Tuesday, July 5, 2011

Husky Energy Inc 2

I am late posting as I spent the day in a boat in the Kawatha's.

I own this stock (TSX-HSE, OTC- HUSKF). It is a nominal investment in oil and gas. I first bought this stock in July 2008 and then some more in December 2010. I have lost 3% per year on this stock. The dividends part of this total return is probably around 2.5%. I have not done well in this investment. I probably paid too much for the shares I bought in 2008, but got the second lot at a better than average price. This second purchase will help my return in the long run.

When I look at the insider trading report, I find that over the past year there has been a net of insiders buying $3.7M. The insider buying equals $4M and there is a small amount of insider selling. The insider buying has been pretty evenly split by CEO, Officers and Directors. For the CEO and Officers, it seems like they are holding on to their stock options. This is a positive.

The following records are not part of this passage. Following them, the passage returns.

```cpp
static __device__ __forceinline__ bf16x8 row_frag(const char* s, int row0, int ks, int l) {
  return *(const bf16x8*)(s + tile_off(row0 + (l & 31), 2 * ks + (l >> 5)));
}
static __device__ __forceinline__ bf16x8 tr_frag(const char* s, int row0, int col0, int l) {
  const int g = l >> 4, i = l & 15, q = i >> 2, p = i & 3, h = g >> 1;
  const int col = col0 + 16 * (g & 1) + 4 * p;
  const int r0 = row0 + 4 * h + q, r1 = r0 + 8;
  const int cb = col * 2;
  const char* a0 = s + tile_off(r0, cb >> 4) + (cb & 15);
  const char* a1 = s + tile_off(r1, cb >> 4) + (cb & 15);
  bf16x4 lo = __builtin_amdgcn_ds_read_tr16_b64_v4bf16((MMU_LDS(bf16x4)*)a0);
  bf16x4 hi = __builtin_amdgcn_ds_read_tr16_b64_v4bf16((MMU_LDS(bf16x4)*)a1);
  return __builtin_shufflevector(lo, hi, 0, 1, 2, 3, 4, 5, 6, 7);
}
static __device__ __forceinline__ bf16x8 acc_frag(const f32x16& a, int s) {
  bf16x8 r;
#pragma unroll
  for (int j = 0; j < 8; ++j) r[j] = f2bf(a[8 * s + j]);
  return r;
}
static __device__ __forceinline__ bf16x8 scale_frag(uint4 u, float sc) {
  bf16x8 v = *(bf16x8*)&u;
#pragma unroll
  for (int j = 0; j < 8; ++j) v[j] = f2bf(bf2f(v[j]) * sc);
  return v;
}

static __device__ __forceinline__ __amdgpu_buffer_rsrc_t urs(const void* base, int bytes) {
  const uint64_t a = (uint64_t)base;
  const uint32_t lo = __builtin_amdgcn_readfirstlane((uint32_t)a);
  const uint32_t hi = __builtin_amdgcn_readfirstlane((uint32_t)(a >> 32));
  const int n = __builtin_amdgcn_readfirstlane(bytes);
  return __builtin_amdgcn_make_buffer_rsrc((void*)(((uint64_t)hi << 32) | lo), 0, n, 0x00020000);
}

static __device__ __forceinline__ void dma16(__amdgpu_buffer_rsrc_t r, char* lds, uint32_t off) {
  __builtin_amdgcn_raw_ptr_buffer_load_lds(r, (MMU_LDS(void)*)lds, 16, off, 0, 0, 0);
}
static __device__ __forceinline__ __amdgpu_buffer_rsrc_t urs_at(const void* base, int bytes, int off) {
  return urs((const char*)base + off, bytes > off ? bytes - off : 0);
}
static __device__ __forceinline__ void dma4(__amdgpu_buffer_rsrc_t r, char* lds, uint32_t off) {
  __builtin_amdgcn_raw_ptr_buffer_load_lds(r, (MMU_LDS(void)*)lds, 4, off, 0, 0, 0);
}
static __device__ __forceinline__ void raw_barrier() {
  __builtin_amdgcn_s_barrier();
  asm volatile("" ::: "memory");
}

static __device__ __forceinline__ void block_coords(int& bx, int& bh) {
  const int gx = gridDim.x;
  const int wid = xcd_remap(blockIdx.y * gx + blockIdx.x, gx * gridDim.y);
  bh = wid / gx;
  bx = wid - bh * gx;
}

constexpr int FWD_NS = 2;
constexpr int FWD_TILE = 64 * 128;
constexpr int FWD_STAGE = 2 * FWD_TILE + 256;
constexpr int FWD_MAX_NKV = 9;

constexpr float DEFER_LOG2 = 8.0f;
constexpr uint32_t kDropMul24[8] = {0x9E3779u, 0x85EBCBu, 0xC2B2AFu, 0xA7D4EBu,
                                    0x965667u, 0xD3A265u, 0xFD7047u, 0xB55A4Fu};

static __device__ __forceinline__ uint32_t pair_draw(uint32_t hb, int i) {
  const uint32_t src = i ? __builtin_amdgcn_alignbit(hb, hb, 4 * i) : hb;
// ... 312 lines not shown
      const __amdgpu_buffer_rsrc_t rt = urs_at(do_base, do_bytes, q0 * p.ld_do * 2);
#pragma unroll
      for (int pc = 0; pc < 4; ++pc) dma16(rt, st + DK_TILE + pc * 1024, pc_off[pc]);
      dma4(urs_at(k_base, drop ? L * nkv * 8 : 0, q0 * nkv * 8), st + 2 * DK_TILE + 256, kw_off);
    }
  };
  auto wait_for = [&](int ahead) {
    if (w == 0) {
      if (ahead >= 2) asm volatile("s_waitcnt vmcnt(12)" ::: "memory");
      else if (ahead == 1) asm volatile("s_waitcnt vmcnt(6)" ::: "memory");
      else asm volatile("s_waitcnt vmcnt(0)" ::: "memory");
    } else {
      if (ahead >= 2) asm volatile("s_waitcnt vmcnt(10)" ::: "memory");
      else if (ahead == 1) asm volatile("s_waitcnt vmcnt(5)" ::: "memory");
      else asm volatile("s_waitcnt vmcnt(0)" ::: "memory");
    }
  };
  asm volatile("s_waitcnt vmcnt(0)" ::: "memory");
  for (int i = 0; i < DK_NS - 1 && i < nq; ++i) issue(i);
  auto qtile = [&](int i, auto sg_tag) {
    constexpr int SG = decltype(sg_tag)::value;
    const int ahead = nq - 1 - i < DK_NS - 2 ? nq - 1 - i : DK_NS - 2;
    wait_for(ahead);
    raw_barrier();
    if (i + DK_NS - 1 < nq) issue(i + DK_NS - 1);
    const char* st = smem + SG * DK_STAGE;
    const char* Qs = st;
    const char* Ds = st + DK_TILE;
    const float* lse = (const float*)(st + 2 * DK_TILE);
    const float* dlt = lse + 32;
    const uint32_t* kbit = (const uint32_t*)(st + 2 * DK_TILE + 256) + w;
    if (wave_live) {
      f32x4 l4[4], nd4[4];
      uint32_t kwr[16];
#pragma unroll
      for (int j = 0; j < 4; ++j) {
        l4[j] = *(const f32x4*)(lse + 8 * j + 4 * h);
        nd4[j] = *(const f32x4*)(dlt + 8 * j + 4 * h);
        if (DROP)
#pragma unroll
          for (int i2 = 0; i2 < 4; ++i2) kwr[4 * j + i2] = kbit[2 * (8 * j + 4 * h + i2)];
      }
      f32x16 sc, dp;
#pragma unroll
      for (int r = 0; r < 16; ++r) {
        sc[r] = l4[r >> 2][r & 3];
        dp[r] = nd4[r >> 2][r & 3];
      }
#pragma unroll
      for (int ks = 0; ks < 4; ++ks) {
        sc = __builtin_amdgcn_mfma_f32_32x32x16_bf16(row_frag(Qs, 0, ks, l), kf[ks], sc, 0, 0, 0);
        dp = __builtin_amdgcn_mfma_f32_32x32x16_bf16(row_frag(Ds, 0, ks, l), vf[ks], dp, 0, 0, 0);
      }
      f32x16 pz;
#pragma unroll
      for (int r = 0; r < 16; ++r) {
        const float pr = __builtin_amdgcn_exp2f(fmaf(sc[r], -LOG2E, mkey));
        if (DROP) {
          const uint32_t m = keepmask(kwr[r], lane31);
          pz[r] = __uint_as_float(m & __float_as_uint(pr));
          sc[r] = pr * __uint_as_float(bfi(m, __float_as_uint(dp[r]), __float_as_uint(nd4[r >> 2][r & 3])));
        } else {
          pz[r] = pr;
          sc[r] = pr * dp[r];
        }
      }
#pragma unroll
      for (int s2 = 0; s2 < 2; ++s2) {
        if (s2 == 1 && 32 * i + 16 >= L) break;
        bf16x8 pf = acc_frag(pz, s2), sf = acc_frag(sc, s2);
#pragma unroll
        for (int dt = 0; dt < 2; ++dt) {
          dv[dt] = __builtin_amdgcn_mfma_f32_32x32x16_bf16(pf, tr_frag(Ds, 16 * s2, 32 * dt, l), dv[dt], 0, 0, 0);
          dk[dt] = __builtin_amdgcn_mfma_f32_32x32x16_bf16(sf, tr_frag(Qs, 16 * s2, 32 * dt, l), dk[dt], 0, 0, 0);
        }
      }
    }
  };
  for (int i0 = 0; i0 < nq; i0 += DK_NS) {
    qtile(i0, std::integral_constant<int, 0>{});
    if (i0 + 1 < nq) qtile(i0 + 1, std::integral_constant<int, 1>{});
    if (i0 + 2 < nq) qtile(i0 + 2, std::integral_constant<int, 2>{});
    if (i0 + 3 < nq) qtile(i0 + 3, std::integral_constant<int, 3>{});
  }
  static_assert(DK_NS == 4, "the dK/dV loop is unrolled by its ring depth");
  const float dks = 0.125f * zs;
  if (p.colsum) {
    float* red = (float*)smem;
    raw_barrier();
#pragma unroll
    for (int dt = 0; dt < 2; ++dt) {
      float sk = 0.f, sv = 0.f;
#pragma unroll
      for (int r = 0; r < 16; ++r) {
        const bool ok = k0w + (r & 3) + 8 * (r >> 2) + 4 * h < L;
        sk += ok ? dk[dt][r] : 0.f;
        sv += ok ? dv[dt][r] : 0.f;
      }
      sk += __shfl_xor(sk, 32, 64);
      sv += __shfl_xor(sv, 32, 64);
      if (h == 0) {
        red[w * 128 + 32 * dt + l] = sk * dks;
        red[w * 128 + 64 + 32 * dt + l] = sv * zs;
      }
    }
    raw_barrier();
    if (t < 128) {
      const int nqb = (L + 127) / 128, nkb = (L + 63) / 64, B = p.batch;
      const float v = red[t] + red[128 + t];
      const int64_t row = (int64_t)nqb * B + (t < 64 ? 0 : (int64_t)nkb * B) + (int64_t)bx * B + b;
      p.colsum[row * HD + hd * 64 + (t & 63)] = v;
    }
  }
  if (!wave_live) return;
  bf16* outb = p.out + (int64_t)b * L * p.ld_out + hd * 64;
#pragma unroll
  for (int dt = 0; dt < 2; ++dt)
#pragma unroll
    for (int r = 0; r < 16; ++r) {
      const int kk = k0w + (r & 3) + 8 * (r >> 2) + 4 * h;
      if (kk < L) {
        const int64_t off = (int64_t)kk * p.ld_out + 32 * dt + (l & 31);
        outb[off + HD] = f2bf(dk[dt][r] * dks);
        outb[off + 2 * HD] = f2bf(dv[dt][r] * zs);
      }
    }
}
// ... 41 lines not shown
      const bf16x8 ov = *(bf16x8*)&u;
#pragma unroll
      for (int e = 0; e < 8; ++e) dsum = fmaf(bf2f(ov[e]), bf2f(df[ks][e]), dsum);
    }
    dsum += __shfl_xor(dsum, 32, 64);
    if (qv && h == 0) p.delta[(int64_t)bh * L + q] = -dsum / zs;
  }
  const float nlse2 = qv ? -p.lse[(int64_t)bh * L + q] * LOG2E : -__builtin_huge_valf();
  const float ndz = -dsum / zs;
  const uint32_t ndz_bits = __float_as_uint(ndz);
  f32x16 dq[2];
#pragma unroll
  for (int i = 0; i < 16; ++i) { dq[0][i] = 0.f; dq[1][i] = 0.f; }

  uint32_t kv_off[4];
#pragma unroll
  for (int pc = 0; pc < 4; ++pc) {
    const int piece = 4 * (w & 1) + pc;
    const int row = 8 * piece + (l >> 3), c = (l & 7) ^ fsw(row);
    kv_off[pc] = (uint32_t)((row * p.ld_qkv + (w < 2 ? HD : 2 * HD) + hd * 64 + 8 * c) * 2);
  }
  const uint32_t m_off = (uint32_t)(16 * l), kw_off = (uint32_t)(((q0w + (l >> 1)) * nkv * 8) + 4 * (l & 1));
  auto issue = [&](int j) {
    char* st = smem + (j % DQ_NS) * DQ_STAGE;
    const int k0 = j * 64;
    char* dst = st + (w < 2 ? 0 : DQ_TILE);
    const __amdgpu_buffer_rsrc_t rt = urs_at(kv_base, kv_bytes, k0 * p.ld_qkv * 2);
#pragma unroll
    for (int pc = 0; pc < 4; ++pc) dma16(rt, dst + (4 * (w & 1) + pc) * 1024, kv_off[pc]);
    if (w == 0 && l < 16) dma16(urs_at(m_base, L * 4, k0 * 4), st + 2 * DQ_TILE, m_off);
    dma4(urs_at(k_base, k_bytes, j * 8), st + 2 * DQ_TILE + 256 + w * 256, kw_off);
  };
  auto wait_for = [&](int ahead) {
    if (w == 0) {
      if (ahead >= 1) asm volatile("s_waitcnt vmcnt(6)" ::: "memory");
      else asm volatile("s_waitcnt vmcnt(0)" ::: "memory");
    } else {
      if (ahead >= 1) asm volatile("s_waitcnt vmcnt(5)" ::: "memory");
      else asm volatile("s_waitcnt vmcnt(0)" ::: "memory");
    }
  };
  asm volatile("s_waitcnt vmcnt(0)" ::: "memory");
  for (int j = 0; j < DQ_NS - 1 && j < nkv; ++j) issue(j);
  auto tile_step = [&](int j, auto sg_tag) {
    constexpr int SG = decltype(sg_tag)::value;
    const int ahead = nkv - 1 - j < DQ_NS - 2 ? nkv - 1 - j : DQ_NS - 2;
    wait_for(ahead);
    raw_barrier();
    if (j + DQ_NS - 1 < nkv) issue(j + DQ_NS - 1);
    const char* st = smem + SG * DQ_STAGE;
    const char* Ks = st;
    const char* Vs = st + DQ_TILE;
    const float* mk = (const float*)(st + 2 * DQ_TILE);
    const uint32_t* kwords = (const uint32_t*)(st + 2 * DQ_TILE + 256 + w * 256);
    if (wave_live) {
      const uint64_t kw = drop ? ((uint64_t)kwords[2 * (l & 31) + 1] << 32 | kwords[2 * (l & 31)]) : ~0ull;
      const uint64_t kwh = kw >> (4 * h);
#pragma unroll
      for (int st2 = 0; st2 < 2; ++st2) {
        if (st2 == 1 && 64 * j + 32 >= L) break;
        const uint32_t kw32 = (uint32_t)(kwh >> (32 * st2));
        f32x16 sc, dp;
#pragma unroll
        for (int g = 0; g < 4; ++g) {
          const f32x4 mv = *(const f32x4*)(mk + 32 * st2 + 8 * g + 4 * h);
#pragma unroll
          for (int e = 0; e < 4; ++e) {
            sc[4 * g + e] = mv[e];
            dp[4 * g + e] = ndz;
          }
        }
#pragma unroll
        for (int ks = 0; ks < 4; ++ks) {
          sc = __builtin_amdgcn_mfma_f32_32x32x16_bf16(row_frag(Ks, 32 * st2, ks, l), qf[ks], sc, 0, 0, 0);
          dp = __builtin_amdgcn_mfma_f32_32x32x16_bf16(row_frag(Vs, 32 * st2, ks, l), df[ks], dp, 0, 0, 0);
        }
        auto one = [&](auto r_tag) {
          constexpr int r = decltype(r_tag)::value;
          const float pr = __builtin_amdgcn_exp2f(fmaf(sc[r], LOG2E, nlse2));
          const uint32_t m = keepmask<(r & 3) + 8 * (r >> 2)>(kw32);
          sc[r] = pr * __uint_as_float(bfi(m, __float_as_uint(dp[r]), ndz_bits));
        };
        static_for(one, std::make_integer_sequence<int, 16>{});
#pragma unroll
        for (int s2 = 0; s2 < 2; ++s2) {
          bf16x8 sf = acc_frag(sc, s2);
#pragma unroll
          for (int dt = 0; dt < 2; ++dt)
            dq[dt] = __builtin_amdgcn_mfma_f32_32x32x16_bf16(tr_frag(Ks, 32 * st2 + 16 * s2, 32 * dt, l), sf, dq[dt],
                                                             0, 0, 0);
        }
      }
    }
    };
  for (int j0 = 0; j0 < nkv; j0 += DQ_NS) {
    tile_step(j0, std::integral_constant<int, 0>{});
    if (j0 + 1 < nkv) tile_step(j0 + 1, std::integral_constant<int, 1>{});
    if (j0 + 2 < nkv) tile_step(j0 + 2, std::integral_constant<int, 2>{});
  }
  if (p.colsum) {
    constexpr int RS = 68;
    static_assert(4 * 32 * RS * 4 <= DQ_NS * DQ_STAGE, "dQ column-sum rows exceed the ring's LDS");
    float* rows = (float*)smem;
    raw_barrier();
    float* mine = rows + w * 32 * RS + (l & 31) * RS;
    const float sc = qv ? 0.125f * zs : 0.f;
#pragma unroll
    for (int dt = 0; dt < 2; ++dt)
#pragma unroll
      for (int g = 0; g < 4; ++g)
        *(float4*)(mine + 32 * dt + 8 * g + 4 * h) =
            make_float4(dq[dt][4 * g] * sc, dq[dt][4 * g + 1] * sc, dq[dt][4 * g + 2] * sc, dq[dt][4 * g + 3] * sc);
    raw_barrier();
    if (t < 64) {
      float v = 0.f;
      for (int r = 0; r < 128; ++r) v += rows[r * RS + t];
      p.colsum[((int64_t)bx * p.batch + b) * HD + hd * 64 + t] = v;
    }
  }
  if (!qv) return;
  bf16* ob = p.out + ((int64_t)b * L + q) * p.ld_out + hd * 64;
#pragma unroll
  for (int dt = 0; dt < 2; ++dt)
#pragma unroll
    for (int g = 0; g < 4; ++g) {
      const float s = 0.125f * zs;
      bf16x4 v = {f2bf(dq[dt][4 * g] * s), f2bf(dq[dt][4 * g + 1] * s), f2bf(dq[dt][4 * g + 2] * s),
                  f2bf(dq[dt][4 * g + 3] * s)};
      *(bf16x4*)(ob + 32 * dt + 8 * g + 4 * h) = v;
    }
}

void attention_bwd_launch(const AttnParams& p, hipStream_t s) {
  hipLaunchKernelGGL(attn_dq_dma_kernel, dim3((p.L + 127) / 128, p.batch * p.heads), dim3(256), 0, s, p);
  if (drop_thr(p.drop_p))
    hipLaunchKernelGGL(attn_dkdv_dma_kernel<true>, dim3((p.L + 63) / 64, p.batch * p.heads), dim3(128), 0, s, p);
  else
    hipLaunchKernelGGL(attn_dkdv_dma_kernel<false>, dim3((p.L + 63) / 64, p.batch * p.heads), dim3(128), 0, s, p);
}

constexpr int R0_GROUPS = 32;

static __device__ __forceinline__ void ld8f(const bf16* p, float (&o)[8]) {
  const uint4 u = *(const uint4*)p;
  const bf16x8 v = *(const bf16x8*)&u;
// ... 200 lines not shown
```

### multi-modal-uncertainty_amd/csrc/mmu_common.h

```cpp
#pragma once
#include <hip/hip_runtime.h>
#include <stdint.h>

typedef __bf16 bf16;
typedef __bf16 bf16x8 __attribute__((ext_vector_type(8)));
typedef __bf16 bf16x4 __attribute__((ext_vector_type(4)));
typedef float f32x4 __attribute__((ext_vector_type(4)));
typedef float f32x2 __attribute__((ext_vector_type(2)));
typedef float f32x16 __attribute__((ext_vector_type(16)));
typedef uint16_t u16x4 __attribute__((ext_vector_type(4)));
typedef uint16_t u16x8 __attribute__((ext_vector_type(8)));

#define MMU_LDS(T) __attribute__((address_space(3))) T

static __device__ __forceinline__ float bf2f(bf16 x) { return (float)x; }
static __device__ __forceinline__ bf16 f2bf(float x) { return (bf16)x; }

static __device__ __forceinline__ uint32_t mmu_lowbias32(uint32_t x) {
  x ^= x >> 16; x *= 0x7feb352du; x ^= x >> 15; x *= 0x846ca68bu; x ^= x >> 16;
  return x;
}
static __device__ __forceinline__ uint32_t mmu_seed32(uint64_t seed) {
  return mmu_lowbias32((uint32_t)seed ^ mmu_lowbias32((uint32_t)(seed >> 32) ^ 0x68bc21ebu));
}
static __device__ __forceinline__ uint32_t mmu_keep4(uint64_t seed, uint64_t quad, uint32_t thr16) {
  const uint32_t x = (((uint32_t)quad << 1) ^ ((uint32_t)(quad >> 31) * 0x9E3779B8u)) ^ mmu_seed32(seed);
  const uint32_t h0 = mmu_lowbias32(x), h1 = mmu_lowbias32(x ^ 1u);
  return ((h0 & 0xFFFFu) >= thr16 ? 1u : 0u) | ((h0 >> 16) >= thr16 ? 2u : 0u) |
         ((h1 & 0xFFFFu) >= thr16 ? 4u : 0u) | ((h1 >> 16) >= thr16 ? 8u : 0u);
}
static __device__ __forceinline__ uint64_t mmu_eff_seed(uint64_t seed, const uint64_t* off) {
  return off ? seed ^ (*off * 0x9E3779B97F4A7C15ull) : seed;
}
static __device__ __forceinline__ bool mmu_keep1(uint64_t seed, uint64_t idx, uint32_t thr16) {
  const uint64_t quad = idx >> 2;
  const uint32_t x = (((uint32_t)quad << 1) ^ ((uint32_t)(quad >> 31) * 0x9E3779B8u)) ^ mmu_seed32(seed);
  const uint32_t h = mmu_lowbias32(x ^ (uint32_t)((idx >> 1) & 1));
  return ((h >> (16 * (idx & 1))) & 0xFFFFu) >= thr16;
}
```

A lot of insiders get stock options and generally have more stock options than stocks. Also Li Ka-shing, holds a majority of the shares in this company. For information on this investor, see Wikipedia. As far as I can calculate, his share of this company decreased from 88% to 72% over the past year. (See my site for information on Insider Trading.)

There also appears to be 145 institutions that own just under 9% of the shares of this company. This investment is worth some $2B. Husky is worth around $23B. Over the last three months there has been both buying and selling by institutions and they have marginally increased their share in the company.

When I look at my spreadsheet, I get a 5 year median low Price/Earnings Ratio of 9.65 and a high P/E Ratio of 12.84. This is on a current price of $26.23. The current P/E ratio of 12.31 would be about the median over the past 5 years and therefore shows a reasonable price.

On this stock some analysts are using Earnings from Operations (EFO), not Earnings per Share (EPS). Most sites that I have visited are confusing the EFO and the EPS. For 2010, the EFO is $1.43 and the EPS is $1.38. For example, see Globe and Mail’s Analysts Rating page and last year’s EPS is shown as $1.43. However, if you look at the financial statements on the Globe and Mail’s Financials page, you will see EPS for 2010 at $1.38. This is not the only stock this happens to or the only site that confuses these earning types. As if, trying to valuate stocks is not confusing enough as it is!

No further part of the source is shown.